In some states you can cut your upfront costs, or shave a bit off your mortgage rate, by accepting a mortgage with a prepayment penalty. In return for the price cut, you agree to keep the loan for three to five years and pay a penalty if you don't. Penalties vary from bank to bank.

But consider this loan only if you'll stay in your house for several years and don't expect interest rates to drop. (If they do drop, you might save more money by being free to refinance.) The best loans charge the penalty only if you refinance, and waive it if you move or add small prepayments to every regular payment you make.

Start your search for a cheaper loan with your own lender. It might give you a break on the upfront costs to keep you from going somewhere else. Mortgage company rates are especially attractive today and banks are scrambling to keep up.

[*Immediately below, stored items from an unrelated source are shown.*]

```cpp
__device__ __forceinline__ void vx_am_tables(const VxAttnM& A, const float* __restrict__ table, int a, int* lin, float* bias, int nthr) {
    for (int t = threadIdx.x; t < A.l; t += nthr) {
        const int t2 = t % A.n[2], t1 = (t / A.n[2]) % A.n[1], t0 = t / (A.n[2] * A.n[1]);
        lin[t] = (t0 * (2 * A.n[1] - 1) + t1) * (2 * A.n[2] - 1) + t2;
    }
    for (int k0 = threadIdx.x; k0 < A.Tsz; k0 += nthr * 8) {
        float v[8];
#pragma unroll
        for (int u = 0; u < 8; ++u) { const int k = k0 + u * nthr; v[u] = table[(long)(k < A.Tsz ? k : 0) * A.heads + a]; }
#pragma unroll
        for (int u = 0; u < 8; ++u) { const int k = k0 + u * nthr; if (k < A.Tsz) bias[k] = v[u]; }
    }
}
template <int C>
__device__ __forceinline__ void vx_am_stage_op(float* __restrict__ dst, const float* __restrict__ src, int ML, float mul, int nthr) {
    const int n4 = ML * (C / 4);
    for (int e0 = threadIdx.x; e0 < n4; e0 += nthr * 8) {
        float4 v[8];
#pragma unroll
        for (int u = 0; u < 8; ++u) { const int e = e0 + u * nthr; v[u] = reinterpret_cast<const float4*>(src)[e < n4 ? e : 0]; }
#pragma unroll
        for (int u = 0; u < 8; ++u) {
            const int e = e0 + u * nthr;
            if (e < n4) {
                const int row = e / (C / 4), ks = e - row * (C / 4);
                float* d = dst + ((row >> 4) * (C / 4) + ks) * 64 + (row & 15);
                d[0] = v[u].x * mul; d[16] = v[u].y * mul; d[32] = v[u].z * mul; d[48] = v[u].w * mul;
            }
        }
    }
}
template <int C> __device__ __forceinline__ int vx_am_op_index(int tile, int r, int c) { return ((tile * (C / 4) + (c >> 2)) * 64) + (c & 3) * 16 + r; }

template <int CQ, int CV>
__global__ void __launch_bounds__(512) vx_pwa_attn_mfma_fwd_k(const float* __restrict__ Q, const float* __restrict__ K, const float* __restrict__ Vt,
                                                              const float* __restrict__ table, float* __restrict__ O, float* __restrict__ LSE,
                                                              VxAttnM A, VxDrop drop, unsigned short* __restrict__ mbits) {
    constexpr int KSQ = CQ / 4, CVB = (CV + 15) / 16, SV = CV + 1;
    extern __shared__ __attribute__((aligned(16))) float vx_am_lds[];
    int* __restrict__ lin = reinterpret_cast<int*>(vx_am_lds);
    float* __restrict__ bias = vx_am_lds + ((A.l + 3) & ~3);
    float* __restrict__ Kop = bias + ((A.Tsz + 3) & ~3);
    float* __restrict__ Vs = Kop + A.ML * CQ;
    int bx_, by_;
    vx_xcd_rows(bx_, by_, A.xcd & 1);
    const long win = by_;
    const int a = (int)((win / A.Nt) % A.heads);
    const float* __restrict__ kp = K + win * A.ML * CQ;
    const float* __restrict__ vp = Vt + win * A.ML * CV;
    vx_am_tables(A, table, a, lin, bias, 512);
    {
        const int n4 = A.ML * KSQ;
        for (int e0 = threadIdx.x; e0 < n4; e0 += 512 * 8) {
            float4 v[8];
#pragma unroll
            for (int u = 0; u < 8; ++u) { const int e = e0 + u * 512; v[u] = reinterpret_cast<const float4*>(kp)[e < n4 ? e : 0]; }
#pragma unroll
            for (int u = 0; u < 8; ++u) {
                const int e = e0 + u * 512;
                if (e < n4) {
                    const int key = e / KSQ, ks = e - key * KSQ;
                    const int it = key >> 6, w = key & 63, tu = (w >> 2) & 3, mrow = 4 * (w >> 4) + (w & 3);
                    float* d = Kop + ((4 * it + tu) * KSQ + ks) * 64 + mrow;
                    d[0] = v[u].x; d[16] = v[u].y; d[32] = v[u].z; d[48] = v[u].w;
                }
            }
        }
    }
    for (int e0 = threadIdx.x; e0 < A.ML * (CV / 4); e0 += 512 * 8) {
        float4 v[8];
#pragma unroll
        for (int u = 0; u < 8; ++u) { const int e = e0 + u * 512; v[u] = reinterpret_cast<const float4*>(vp)[e < A.ML * (CV / 4) ? e : 0]; }
#pragma unroll
        for (int u = 0; u < 8; ++u) {
            const int e = e0 + u * 512;
            if (e < A.ML * (CV / 4)) { const int key = e / (CV / 4), c4 = e - key * (CV / 4); float* d = Vs + key * SV + 4 * c4; d[0] = v[u].x; d[1] = v[u].y; d[2] = v[u].z; d[3] = v[u].w; }
        }
    }
    __syncthreads();
    const int lane = threadIdx.x & 63, wave = threadIdx.x >> 6, m = lane & 15, qg = lane >> 4;
    const int q0 = (bx_ * 8 + wave) * 16;
    if (q0 >= A.ML) return;
    const VxDropCtx dc = vx_attn_ctx(drop);
    const long row = win * A.ML + q0 + m;
    float qb[KSQ];
#pragma unroll
    for (int ks = 0; ks < KSQ; ++ks) qb[ks] = Q[row * CQ + 4 * ks + qg] * A.scale;
    const int lin_q = lin[(q0 + m) % A.l] + A.lin_cst;
    float mrun = -INFINITY, lsum = 0.0f;
    vx_f32x4 oacc[CVB];
#pragma unroll
    for (int cb = 0; cb < CVB; ++cb) oacc[cb] = (vx_f32x4){0.f, 0.f, 0.f, 0.f};
    constexpr int KU = 4;
    const int ntile = A.ML / 16;
    vx_f32x4 oacc2[CVB];
#pragma unroll
    for (int cb = 0; cb < CVB; ++cb) oacc2[cb] = (vx_f32x4){0.f, 0.f, 0.f, 0.f};
    for (int kt0 = 0; kt0 < ntile; kt0 += KU) {
        vx_f32x4 s[KU];
        int4 lk[KU];
#pragma unroll
        for (int u = 0; u < KU; ++u) {
            s[u] = (vx_f32x4){0.f, 0.f, 0.f, 0.f};
            lk[u] = *reinterpret_cast<const int4*>(&lin[(16 * (kt0 + qg)) % A.l + 4 * u]);
        }
#pragma unroll
        for (int ks = 0; ks < KSQ; ++ks)
#pragma unroll
            for (int u = 0; u < KU; ++u) s[u] = VX_MFMA(Kop[((kt0 + u) * KSQ + ks) * 64 + lane], qb[ks], s[u]);
        float mt = -INFINITY;
#pragma unroll
        for (int u = 0; u < KU; ++u) {
            s[u][0] += bias[lin_q - lk[u].x]; s[u][1] += bias[lin_q - lk[u].y]; s[u][2] += bias[lin_q - lk[u].z]; s[u][3] += bias[lin_q - lk[u].w];
            mt = fmaxf(mt, fmaxf(fmaxf(s[u][0], s[u][1]), fmaxf(s[u][2], s[u][3])));
        }
        mt = fmaxf(mt, __shfl_xor(mt, 16, 64));
        mt = fmaxf(mt, __shfl_xor(mt, 32, 64));
        const float mn = fmaxf(mrun, mt);
        const float alpha = __expf(mrun - mn);
        mrun = mn;
// ... 889 lines not shown
                    o4.x += dqT[0]; o4.y += dqT[1]; o4.z += dqT[2]; o4.w += dqT[3];
                    *dst = o4;
                }
            }
            {
                const _Float16* tcol = tq + m * VX_BH_TS + 16 * j + 4 * qg;
                const uint2 q0 = *reinterpret_cast<const uint2*>(tcol), q1 = *reinterpret_cast<const uint2*>(tcol + nq);
                const uint2 o0 = *reinterpret_cast<const uint2*>(tcol + 16 * VX_BH_TS), o1 = *reinterpret_cast<const uint2*>(tcol + 16 * VX_BH_TS + nq);
                const vx_au4 aQ = {q0.x, q0.y, q1.x, q1.y}, aO = {o0.x, o0.y, o1.x, o1.y};
#pragma unroll
                for (int f = 0; f < MF; ++f) {
                    dv[f] = VX_MFMA_H(aO, ((vx_au4){pmh[f][0], pmh[f][1], pmh[f][2], pmh[f][3]}), dv[f]);
                    dv[f] = VX_MFMA_H(aO, ((vx_au4){pml[f][0], pml[f][1], pml[f][2], pml[f][3]}), dv[f]);
                    dk[f] = VX_MFMA_H(aQ, ((vx_au4){dsh[f][0], dsh[f][1], dsh[f][2], dsh[f][3]}), dk[f]);
                    dk[f] = VX_MFMA_H(aQ, ((vx_au4){dsl[f][0], dsl[f][1], dsl[f][2], dsl[f][3]}), dk[f]);
                }
            }
#pragma unroll
            for (int i = 0; i < 4; ++i) { if (kval) gw[raw[i] - wbase] += dssum[i]; __builtin_amdgcn_wave_barrier(); }
        }
        const float fK = A.scale * ldexpf(1.0f, -(eq + ed + ev)), fV = ldexpf(1.0f, -ed), fQ = A.scale * ldexpf(1.0f, -(ek + ed + ev)), fB = ldexpf(1.0f, -(ed + ev));
#pragma unroll
        for (int f = 0; f < MF; ++f)
#pragma unroll
            for (int i = 0; i < 4; ++i) { totk[f][i] = fmaf(dk[f][i], fK, totk[f][i]); totv[f][i] = fmaf(dv[f][i], fV, totv[f][i]); }
        __syncthreads();
        constexpr int img = NR * C;
        for (int e = threadIdx.x; e < img; e += 256) {
            const int c = e % C, r2 = e / C, f = r2 / nq, t = 16 * q_lo + (r2 - f * nq);
            float* dst = dQ + (wrow + (long)f * A.l + t) * C + c;
            const float v = ((dqw[e] + dqw[img + e]) + (dqw[2 * img + e] + dqw[3 * img + e])) * fQ;
            dqw[e] = 0.0f; dqw[img + e] = 0.0f; dqw[2 * img + e] = 0.0f; dqw[3 * img + e] = 0.0f;
            if ((RAG && t >= A.l) || f >= MF) continue;
            if (atomic_dq) atomicAdd(dst, v); else *dst = v;
        }
        {
            const int* wb_s = reinterpret_cast<const int*>(red) + 16;
            constexpr int NU = RAG ? 4 : 2;
            float gsum[NU];
#pragma unroll
            for (int u = 0; u < NU; ++u) {
                const int x = threadIdx.x + 256 * u;
                float g = 0.0f;
                if (x < 2 * WIN) {
#pragma unroll
                    for (int w = 0; w < 4; ++w) {
                        const int y = x - wb_s[w];
                        if (y >= 0 && y < WIN) g += (gwin[(4 * w) * WIN + y] + gwin[(4 * w + 1) * WIN + y]) + (gwin[(4 * w + 2) * WIN + y] + gwin[(4 * w + 3) * WIN + y]);
                    }
                }
                gsum[u] = g;
            }
            __syncthreads();
#pragma unroll
            for (int u = 0; u < NU; ++u) {
                const int x = threadIdx.x + 256 * u;
                const int k = bbase + x + A.lin_cst;
                if (gsum[u] != 0.0f && k >= 0 && k < A.Tsz) atomicAdd(dtab_dst + (long)k * A.heads + a, gsum[u] * fB);
            }
            for (int e = threadIdx.x; e < 16 * WIN; e += 256) gwin[e] = 0.0f;
        }
    }
#pragma unroll
    for (int f = 0; f < MF; ++f) {
        const long kr = wrow + (long)f * A.l + kcc;
        float k4[4], v4[4];
#pragma unroll
        for (int i = 0; i < 4; ++i) {
            k4[i] = totk[f][i] + __shfl_xor(totk[f][i], 4 * C, 64);
            v4[i] = totv[f][i] + __shfl_xor(totv[f][i], 4 * C, 64);
        }
        if (4 * qg < C && kval) {
            if (QS == 1) {
                *reinterpret_cast<float4*>(dK + kr * C + 4 * qg) = make_float4(k4[0], k4[1], k4[2], k4[3]);
                *reinterpret_cast<float4*>(dV + kr * C + 4 * qg) = make_float4(v4[0], v4[1], v4[2], v4[3]);
            } else {
#pragma unroll
                for (int i = 0; i < 4; ++i) { atomicAdd(dK + kr * C + 4 * qg + i, k4[i]); atomicAdd(dV + kr * C + 4 * qg + i, v4[i]); }
            }
        }
    }
}

static bool vx_am_fill(VxAttnM& A, const VxPwaPlan* P, int B, int M, int cq) {
    A.BH = B * P->heads; A.heads = P->heads; A.Nt = P->Ntot; A.l = P->l; A.M = M; A.ML = M * P->l;
    A.n[0] = P->n[0]; A.n[1] = P->n[1]; A.n[2] = P->n[2];
    A.scale = 1.0f / sqrtf((float)cq);
    A.lin_cst = ((P->n[0] - 1) * (2 * P->n[1] - 1) + (P->n[1] - 1)) * (2 * P->n[2] - 1) + (P->n[2] - 1);
    A.Tsz = (2 * A.n[0] - 1) * (2 * A.n[1] - 1) * (2 * A.n[2] - 1);
    A.xcd = 3;
    return true;
}
static size_t vx_am_tab_floats(const VxAttnM& A) { return (size_t)((A.l + 3) & ~3) + (size_t)((A.Tsz + 3) & ~3); }
static size_t vx_am_lds_fwd(const VxAttnM& A, int cq, int cv) { return (vx_am_tab_floats(A) + (size_t)A.ML * cq + (size_t)A.ML * (cv + 2)) * 4; }
static size_t vx_am_lds_q(const VxAttnM& A, int cq, int cv) { return (vx_am_tab_floats(A) + (size_t)4 * ((A.Tsz + 3) & ~3) + (size_t)A.ML * (cq + cv)) * 4; }
static size_t vx_am_lds_kv(const VxAttnM& A, int cq, int cv) { return (vx_am_tab_floats(A) + (size_t)A.ML * (cq + cv + 2)) * 4; }

static int vx_am_enabled = 3;
extern "C" int vx_pwa_attn_set_mfma(int mask) { vx_am_enabled = mask & 15; return 0; }

extern "C" int vx_pwa_attn_mfma_ok(const VxPwaPlan* P, int B, int M, int cq, int cv) {
    const int want = (vx_am_enabled & 1) | ((vx_am_enabled & 4) ? 2 : 0);
    if (!want || P == nullptr || B <= 0 || M <= 0) return 0;
    if (P->l % 64 != 0 || cq % 4 != 0 || cq > 16 || cv % 4 != 0 || cv > 32) return 0;
    if (!((cq == 4 && cv == 4) || (cq == 8 && cv == 8) || (cq == 8 && cv == 16) || (cq == 16 && cv == 32) || (cq == 16 && cv == 16) || (cq == 4 && cv == 8))) return 0;
    VxAttnM A;
    vx_am_fill(A, P, B, M, cq);
    const size_t cap = 150 * 1024;
    return (vx_am_lds_fwd(A, cq, cv) <= cap && vx_am_lds_q(A, cq, cv) <= cap && vx_am_lds_kv(A, cq, cv) <= cap) ? want : 0;
}

template <int A_, int B_> struct vx_am_pair { static constexpr int a = A_, b = B_; };
template <class F> static bool vx_am_dispatch(int cq, int cv, F&& f) {
#define VX_CASE(X, Y) if (cq == X && cv == Y) { f(vx_am_pair<X, Y>{}); return true; }
    VX_CASE(4, 4) VX_CASE(8, 8) VX_CASE(8, 16) VX_CASE(16, 32) VX_CASE(16, 16) VX_CASE(4, 8)
#undef VX_CASE
    return false;
}
template <class K> static void vx_am_attr(K kernel) { (void)hipFuncSetAttribute((const void*)kernel, hipFuncAttributeMaxDynamicSharedMemorySize, 160 * 1024); }

int vx_pwa_attn_mfma_fwd(const float* Q, const float* K, const float* V, const float* table, float* O, float* LSE, unsigned short* mbits, const VxPwaPlan* plan, int B, int M,
                         int cq, int cv, VxDrop d, void* stream) {
    VxAttnM A;
    vx_am_fill(A, plan, B, M, cq);
    const dim3 grid(vx_cdiv(A.ML / 16, 8), (unsigned)((long)A.BH * A.Nt));
    const size_t shm = vx_am_lds_fwd(A, cq, cv);
    vx_am_dispatch(cq, cv, [&](auto pr) {
        constexpr int CQ = decltype(pr)::a, CV = decltype(pr)::b;
        static bool once = false;
        if (!once) { vx_am_attr(vx_pwa_attn_mfma_fwd_k<CQ, CV>); once = true; }
        vx_pwa_attn_mfma_fwd_k<CQ, CV><<<grid, dim3(512), shm, (hipStream_t)stream>>>(Q, K, V, table, O, LSE, A, d, mbits);
    });
    return 0;
}
int vx_pwa_attn_mfma_bwd(const float* Q, const float* K, const float* V, const float* table, const float* O, const float* LSE, const float* dO, float* dQ,
                         float* dK, float* dV, float* dtable, float* delta, float* rep, const VxPwaPlan* plan, int B, int M, int cq, int cv, VxDrop d,
                         void* stream) {
    VxAttnM A;
    vx_am_fill(A, plan, B, M, cq);
    const dim3 grid(vx_cdiv(A.ML / 16, 8), (unsigned)((long)A.BH * A.Nt));
    const size_t shm_q = vx_am_lds_q(A, cq, cv), shm_kv = vx_am_lds_kv(A, cq, cv);
    vx_am_dispatch(cq, cv, [&](auto pr) {
        constexpr int CQ = decltype(pr)::a, CV = decltype(pr)::b;
        static bool once = false;
        if (!once) { vx_am_attr(vx_pwa_attn_mfma_bwd_q_k<CQ, CV>); vx_am_attr(vx_pwa_attn_mfma_bwd_kv_k<CQ, CV>); once = true; }
        vx_pwa_attn_mfma_bwd_q_k<CQ, CV><<<grid, dim3(512), shm_q, (hipStream_t)stream>>>(Q, K, V, table, O, LSE, dO, dQ, delta, rep, A, d);
        vx_pwa_attn_mfma_bwd_kv_k<CQ, CV><<<grid, dim3(512), shm_kv, (hipStream_t)stream>>>(Q, K, V, table, LSE, delta, dO, dK, dV, rep, dtable, A, d);
    });
    return 0;
}

struct VxB1Geo { int NT, waves_used, nbx, QS, NTq, win; size_t shm; };
static int vx_b1_span(const VxAttnM& A, int ntok, int step) {
    int worst = 0;
    for (int t0 = 0; t0 < A.l; t0 += step) {
        int lo = 1 << 30, hi = -(1 << 30);
        for (int t = t0; t < t0 + ntok; ++t) {
            const int tc = t < A.l ? t : A.l - 1;
            const int t2 = tc % A.n[2], t1 = (tc / A.n[2]) % A.n[1], tz = tc / (A.n[2] * A.n[1]);
            const int v = (tz * (2 * A.n[1] - 1) + t1) * (2 * A.n[2] - 1) + t2;
            lo = v < lo ? v : lo; hi = v > hi ? v : hi;
        }
        worst = (hi - lo) > worst ? (hi - lo) : worst;
    }
    return worst;
}
static VxB1Geo vx_b1_geo(const VxAttnM& A, int cq, int mf, bool few_windows = false) {
    VxB1Geo g;
    g.NT = (A.l + 15) / 16;
    g.waves_used = g.NT < 4 ? g.NT : 4;
    g.nbx = (g.NT + g.waves_used - 1) / g.waves_used;
    g.NTq = g.NT < 4 ? g.NT : 4;
    if (few_windows) g.NTq = 1;
    while (g.NT % g.NTq) --g.NTq;
    g.QS = g.NT / g.NTq;
    const int sq = vx_b1_span(A, g.NTq * 16, g.NTq * 16), sk16 = vx_b1_span(A, 16, 16), sk64 = vx_b1_span(A, 16 * g.waves_used, 16 * g.waves_used);
    g.win = (sq + sk16 + 1 <= VX_B1_WIN && sq + sk64 + 1 <= 2 * VX_B1_WIN) ? 1 : 0;
    const size_t lp = (size_t)g.NT * 16, nq = (size_t)g.NTq * 16, tpad = (size_t)((A.Tsz + 3) & ~3);
    g.shm = (lp + (g.win ? 2 * VX_B1_WIN + 4 * VX_B1_WIN : 2 * tpad) + 2 * mf * nq + 4 * mf * nq * cq + (size_t)4 * mf * 16 * 20) * sizeof(float);
    return g;
}
struct VxZeroMany { float4* p[4]; long n4[4]; };
__global__ void __launch_bounds__(256) vx_zero_many_k(VxZeroMany z) {
    float4* __restrict__ p = z.p[blockIdx.y];
    const long n = z.n4[blockIdx.y];
#pragma unroll
    for (int u = 0; u < 4; ++u) {
        const long i = ((long)blockIdx.x * 4 + u) * 256 + threadIdx.x;
        if (i < n) p[i] = make_float4(0.f, 0.f, 0.f, 0.f);
    }
}
static bool vx_b1_short(const VxAttnM& A) { return A.M == 1 && A.l < 512; }
static int g_b1_short = 1;
static int vx_b1_short_on() { return g_b1_short; }
extern "C" int vx_pwa_attn_set_short(int on) { g_b1_short = on ? 1 : 0; return 0; }
static bool vx_b1_few(const VxAttnM& A) {
    const int NT = (A.l + 15) / 16;
    const bool use = vx_b1_short_on() && vx_b1_short(A) && A.l % 16 == 0;
    return use && NT >= 2 && (long)A.BH * A.Nt * ((NT + 3) / 4) * ((NT + 3) / 4) < 64;
}
extern "C" int vx_pwa_attn_bwd1_ok(const VxPwaPlan* P, int B, int M, int cq, int cv) {
    if (!(vx_am_enabled & 10) || (vx_am_enabled & 4) || P == nullptr || B <= 0 || M < 1 || M > 2) return 0;
    if (!((cq == 4 && cv == 4) || (cq == 8 && cv == 8) || (cq == 8 && cv == 16) || (cq == 16 && cv == 32) || (cq == 16 && cv == 16) || (cq == 4 && cv == 8))) return 0;
    VxAttnM A;
    vx_am_fill(A, P, B, M, cq);
    const bool prefer = (vx_am_enabled & 8) || P->l % 16 != 0 || vx_b1_few(A) || (vx_b1_short_on() && vx_b1_short(A));
    if (!prefer) return 0;
    return vx_b1_geo(A, cq, M, vx_b1_few(A)).shm <= 80 * 1024 ? 1 : 0;
}
int vx_pwa_attn_bwd1(const float* Q, const float* K, const float* V, const float* table, const float* O, const float* LSE, const float* dO, float* dQ,
                     float* dK, float* dV, float* rep, const unsigned short* mbits, const VxPwaPlan* plan, int B, int M, int cq, int cv, VxDrop d, void* stream) {
    VxAttnM A;
    vx_am_fill(A, plan, B, M, cq);
    const long nwin = (long)A.BH * A.Nt;
// ... 120 lines not shown
```

Baseline: 1089.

When you're mortgage shopping, don't look just at the interest rate. Lenders today are competing for your business with lower upfront costs, lower down payments and faster mortgage approvals. CrossLand Mortgage, based in Salt Lake City, has just announced it will use a new loan-screening process developed by Fannie Mae. It should give you a "yes" or a "no" in minutes, pending an appraisal of the property.

If you haven't enough time to compare prices yourself, look in the Yellow Pages for a mortgage broker. He or she can do the shopping for you. It generally doesn't cost any more to borrow through a mortgage broker than to deal with a lender directly.